What this task involves
Every line holding the string "RuntimeError" is to be copied from the entries below.

The data
def patch_supported(mode: int, cin: int, cout: int, h: int, w: int) -> bool:
    if mode == 0:
        return h % 4 == 0 and w % 4 == 0 and (cin * 4) % 16 == 0 and cout % 64 == 0
    if (h * w) % 4 or cin % 16:
        return False
    return {1: cout >= 1, 2: (cout * 4) % 64 == 0, 3: (cout * 16) % 64 == 0}.get(mode, False)


def pack_patch_weight(weight: torch.Tensor, mode: int, transpose: bool) -> torch.Tensor:
    if mode == 0:
        a = weight.reshape(weight.shape[0], -1)
    elif mode == 1:
        a = weight[:, :, 0, 0].t() if transpose else weight[:, :, 0, 0]
        if a.shape[0] % 64:
            a = torch.cat([a, a.new_zeros(64 - a.shape[0] % 64, a.shape[1])], 0)
    else:
        a = weight.permute(1, 2, 3, 0).reshape(-1, weight.shape[0])
    m, k = a.shape
    assert m % 64 == 0 and k % 16 == 0
    return a.reshape(m // 64, 64, k // 16, 16).permute(0, 2, 3, 1).contiguous()


def patch_conv_bias_relu(x: torch.Tensor, w_packed: torch.Tensor, bias, mode: int, cout: int, out: torch.Tensor,
                         channel_offset: int = 0, relu: bool = True, w_valid: int | None = None) -> torch.Tensor:
    xx = require_gpu(x, "patch_conv_bias_relu")
    n, cin, h, w = xx.shape
    check(lib().pd3_patch_conv_bias_relu(ptr(xx), ptr(w_packed), ptr(bias), int(mode), n, cin, cout, h, w,
                                         w if w_valid is None else int(w_valid), int(bool(relu)), ptr(out),
                                         out.shape[1], int(channel_offset), stream_ptr(xx.device)),
          "patch_conv_bias_relu")
    return out


PATCH_BF16X3 = True


def patch_x3_supported(mode: int, cin: int, cout: int, h: int, w: int, batch: int = 1, ctot: int | None = None) -> bool:
    if mode == 0:
        ok, out_px = cin % 16 == 0 and cout % 128 == 0 and h % 2 == 0 and w % 64 == 0, (h // 2) * (w // 2)
    elif mode == 1:
        ok, out_px = cin % 32 == 0 and cout % 128 == 0 and (h * w) % 4 == 0, h * w
    elif mode == 2:
        ok, out_px = cin % 32 == 0 and cout % 64 == 0 and (h * w) % 4 == 0, 4 * h * w
    else:
        return False
    if not ok or cout > 1024:
        return False
    ctot = cout if ctot is None else int(ctot)
    steps = 2 * (cin // 16) if mode == 0 else cin // 32
    tiles = 2 * (cout // 64) if mode == 2 else cout // 128
    ptiles = batch * -(-min(out_px, h * w) // 256)
    return (batch * cin * h * w * 4 < 0x7ffffff0 and batch * ctot * out_px * 4 < 0x7ffffff0
            and tiles * steps * 32768 < 0x7ffffff0 and ptiles < 1 << 28)


def split_bf16x3(a: torch.Tensor) -> torch.Tensor:
    a = a.float()
    hi = a.bfloat16()
    r1 = a - hi.float()
    mid = r1.bfloat16()
    lo = (r1 - mid.float()).bfloat16()
    return torch.stack([hi, mid, lo])


def pack_patch_weight_x3(weight: torch.Tensor, mode: int, transpose: bool) -> torch.Tensor:
    w = weight.detach().float()
    if mode == 0:
        cout, cin = int(w.shape[0]), int(w.shape[1])
        a = w.reshape(cout // 128, 128, cin // 16, 16, 2, 2).permute(0, 4, 2, 1, 3, 5)
        a = a.reshape(cout // 128, 2 * (cin // 16), 128, 32)
    elif mode == 1:
        m = w[:, :, 0, 0].t() if transpose else w[:, :, 0, 0]
        cout, cin = int(m.shape[0]), int(m.shape[1])
        a = m.reshape(cout // 128, 128, cin // 32, 32).permute(0, 2, 1, 3)
    elif mode == 2:
        cin, cout = int(w.shape[0]), int(w.shape[1])
        a = w.reshape(cin // 32, 32, cout // 64, 64, 2, 2).permute(4, 2, 0, 5, 3, 1)
        a = a.reshape(2 * (cout // 64), cin // 32, 128, 32)
    else:
        raise ValueError(f"pack_patch_weight_x3: mode {mode}")
    pc = split_bf16x3(a.contiguous()).permute(1, 2, 0, 3, 4)
    pc = torch.nn.functional.pad(pc, (0, 8)).reshape(pc.shape[0], pc.shape[1], 3 * 128 * 40)
    return torch.nn.functional.pad(pc, (0, 16384 - 3 * 128 * 40)).contiguous()


def patch_conv_x3_bias_relu(x: torch.Tensor, w_packed: torch.Tensor, bias, mode: int, cout: int, out: torch.Tensor,
                            channel_offset: int = 0, relu: bool = True, w_valid: int | None = None) -> torch.Tensor:
    xx = require_gpu(x, "patch_conv_x3_bias_relu")
    n, cin, h, w = xx.shape
    check(lib().pd3_patch_conv_x3_bias_relu(ptr(xx), ptr(w_packed), ptr(bias), int(mode), n, cin, cout, h, w,
                                            w if w_valid is None else int(w_valid), int(bool(relu)), ptr(out),
                                            out.shape[1], int(channel_offset), stream_ptr(xx.device)),
          "patch_conv_x3_bias_relu")
    return out


S2_BF16X3 = True


def conv3x3_s2_x3_supported(cin: int, cout: int, h: int, w: int, batch: int = 1) -> bool:
    return (cin % 16 == 0 and cout % 128 == 0 and cout <= 1024 and h % 2 == 0 and w % 2 == 0
            and batch * max(cin, cout) * h * pitch4(w) * 4 < 0x7ffffff0)


def pack_conv3x3_s2_x3_weight(weight: torch.Tensor) -> torch.Tensor:
    w = weight.detach().float()
    cout, cin = int(w.shape[0]), int(w.shape[1])
    a = w.reshape(cout // 128, 128, cin // 16, 16, 3, 3).permute(0, 2, 4, 1, 5, 3)
    a = a.reshape(cout // 128, (cin // 16) * 3, 128, 48)
    pc = split_bf16x3(a.contiguous()).permute(1, 2, 0, 3, 4)
    pc = torch.nn.functional.pad(pc, (0, 8)).reshape(pc.shape[0], pc.shape[1], 3 * 128 * 56)
    return torch.nn.functional.pad(pc, (0, 24576 - 3 * 128 * 56)).contiguous()


def conv3x3_s2_x3_bias_relu(x: torch.Tensor, w_packed: torch.Tensor, bias, cout: int, relu: bool = True,
                            w_valid: int | None = None) -> torch.Tensor:
    xx = require_gpu(x, "conv3x3_s2_x3_bias_relu")
    n, cin, h, w = xx.shape
    wv = w if w_valid is None else int(w_valid)
    out = torch.empty((n, cout, h // 2, pitch4(wv // 2)), dtype=torch.float32, device=xx.device)
    check(lib().pd3_conv3x3_s2_x3_bias_relu(ptr(xx), ptr(w_packed), ptr(bias), n, cin, cout, h, w, wv, int(bool(relu)),
                                            ptr(out), int(out.shape[3]), stream_ptr(xx.device)),
          "conv3x3_s2_x3_bias_relu")
    return out


WINOGRAD43_PPV_MIN_BLOCKS = 8


def winograd43_input_transform(x: torch.Tensor, w_valid: int | None = None, out: torch.Tensor | None = None) -> torch.Tensor:
    xx = require_gpu(x, "winograd43_input_transform")
    n, cin, h, w = xx.shape
    floats = int(lib().pd3_winograd43_input_transform_floats(n, cin, h, w))
    if floats == 0:
        raise RuntimeError("winograd43_input_transform: cin must be a multiple of 8")
    if out is None or out.numel() < floats:
        out = torch.empty((floats,), dtype=torch.float32, device=xx.device)
    check(lib().pd3_winograd43_input_transform(ptr(xx), n, cin, h, w, w if w_valid is None else int(w_valid), ptr(out),
                                               stream_ptr(xx.device)), "winograd43_input_transform")
    return out


def conv3x3_winograd43_ppv_bias_relu(v_pre: torch.Tensor, shape, u_lane: torch.Tensor, bias, cout: int, relu: bool = True,
                                     out: torch.Tensor | None = None, w_valid: int | None = None) -> torch.Tensor:
    n, cin, h, w = (int(v) for v in shape)
    ul = require_gpu(u_lane, "conv3x3_winograd43_ppv_bias_relu")
    if ul.numel() != cout * cin * 36:
        raise RuntimeError("conv3x3_winograd43_ppv_bias_relu: u_lane does not belong to a [cout, cin, 3, 3] weight")
    if out is None:
        out = torch.empty((n, cout, h, w), dtype=torch.float32, device=v_pre.device)
    check(lib().pd3_conv3x3_winograd43_ppv_bias_relu(ptr(v_pre), ptr(ul), ptr(bias), n, cin, cout, h, w,
                                                     w if w_valid is None else int(w_valid), int(bool(relu)), ptr(out),
                                                     stream_ptr(v_pre.device)), "conv3x3_winograd43_ppv_bias_relu")
    return out


def grouped_small_supported(cin_per_group: int, cout_per_group: int, h: int, w: int) -> bool:
    return 1 <= cout_per_group <= 4 and cin_per_group % 4 == 0 and w % 4 == 0


def pack_grouped_weight(weight: torch.Tensor, groups: int) -> torch.Tensor:
    gco, cg = weight.shape[:2]
    co = gco // groups
    return weight.reshape(groups, co, cg, 9).permute(0, 2, 1, 3).contiguous()


def grouped_conv3x3_small(x: torch.Tensor, w_grouped: torch.Tensor, bias, groups: int,
                          out: torch.Tensor | None = None, out_groups: int | None = None,
                          out_group0: int = 0) -> torch.Tensor:
    xx = require_gpu(x, "grouped_conv3x3_small")
    n, c, h, w = xx.shape
    cg, co = w_grouped.shape[1], w_grouped.shape[2]
    assert c == groups * cg
    total = groups if out_groups is None else int(out_groups)
    if out is None:
        out = torch.empty((n, total * co, h, w), dtype=torch.float32, device=xx.device)
    assert out.is_contiguous() and tuple(out.shape) == (n, total * co, h, w)
    check(lib().pd3_grouped_conv3x3_small_slice(ptr(xx), ptr(w_grouped), ptr(bias), n, groups, cg, co, h, w, ptr(out),
                                                total, int(out_group0), stream_ptr(xx.device)),
          "grouped_conv3x3_small")
    return out


def f16_tile(cout: int) -> int:
    return 128 if cout % 128 == 0 else 64


def f16_supported(cin: int, cout: int, h: int, w: int) -> bool:
    t = f16_tile(cout)
    return cin % 16 == 0 and cout % t == 0 and h > 0 and w > 0


def pack_conv3x3_f16_weight(weight: torch.Tensor, tile: int | None = None) -> torch.Tensor:
    cout, cin = weight.shape[:2]
    t = f16_tile(cout) if tile is None else tile
    assert weight.shape[2:] == (3, 3) and cout % t == 0 and cin % 16 == 0 and t in (64, 128)
    w = weight.to(torch.float16).reshape(cout // t, t, cin // 16, 2, 8, 9).permute(0, 2, 5, 3, 1, 4)
    return w.contiguous()


def to_f16_nhwc(x: torch.Tensor) -> torch.Tensor:
    xx = require_gpu(x, "f32_nchw_to_f16_nhwc")
    n, c, h, w = xx.shape
    out = torch.empty((n, h, w, c), dtype=torch.float16, device=xx.device)
    check(lib().pd3_f32_nchw_to_f16_nhwc(ptr(xx), n, c, h, w, ptr(out), stream_ptr(xx.device)), "f32_nchw_to_f16_nhwc")
    return out


def conv3x3_f16_bias_relu(x: torch.Tensor, w_packed: torch.Tensor, bias, cout: int, relu: bool = True,
                          out_f32_nchw: bool = False, out: torch.Tensor | None = None,
                          group_major: bool = False) -> torch.Tensor:
    if x.dtype != torch.float16 or not x.is_cuda or not x.is_contiguous():
        raise RuntimeError("conv3x3_f16_bias_relu: x must be a contiguous fp16 NHWC tensor on the GPU")
    n, h, w, cin = x.shape
    tile = int(w_packed.shape[4])
    if out is None:
        out = (torch.empty((n, cout, h, w), dtype=torch.float32, device=x.device) if out_f32_nchw
               else torch.empty((n, cout // 64, h, w, 64) if group_major else (n, h, w, cout), dtype=torch.float16,
                                device=x.device))
    assert not (group_major and out_f32_nchw)
    check(lib().pd3_conv3x3_f16_bias_relu(ptr(x), ptr(w_packed), ptr(bias), n, cin, cout, h, w, int(bool(relu)),
                                          ptr(out), 1 if out_f32_nchw else (3 if group_major else 0), tile,
                                          stream_ptr(x.device)),
          "conv3x3_f16_bias_relu")
    return out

Task answer
        raise RuntimeError("winograd43_input_transform: cin must be a multiple of 8")
        raise RuntimeError("conv3x3_winograd43_ppv_bias_relu: u_lane does not belong to a [cout, cin, 3, 3] weight")
        raise RuntimeError("conv3x3_f16_bias_relu: x must be a contiguous fp16 NHWC tensor on the GPU")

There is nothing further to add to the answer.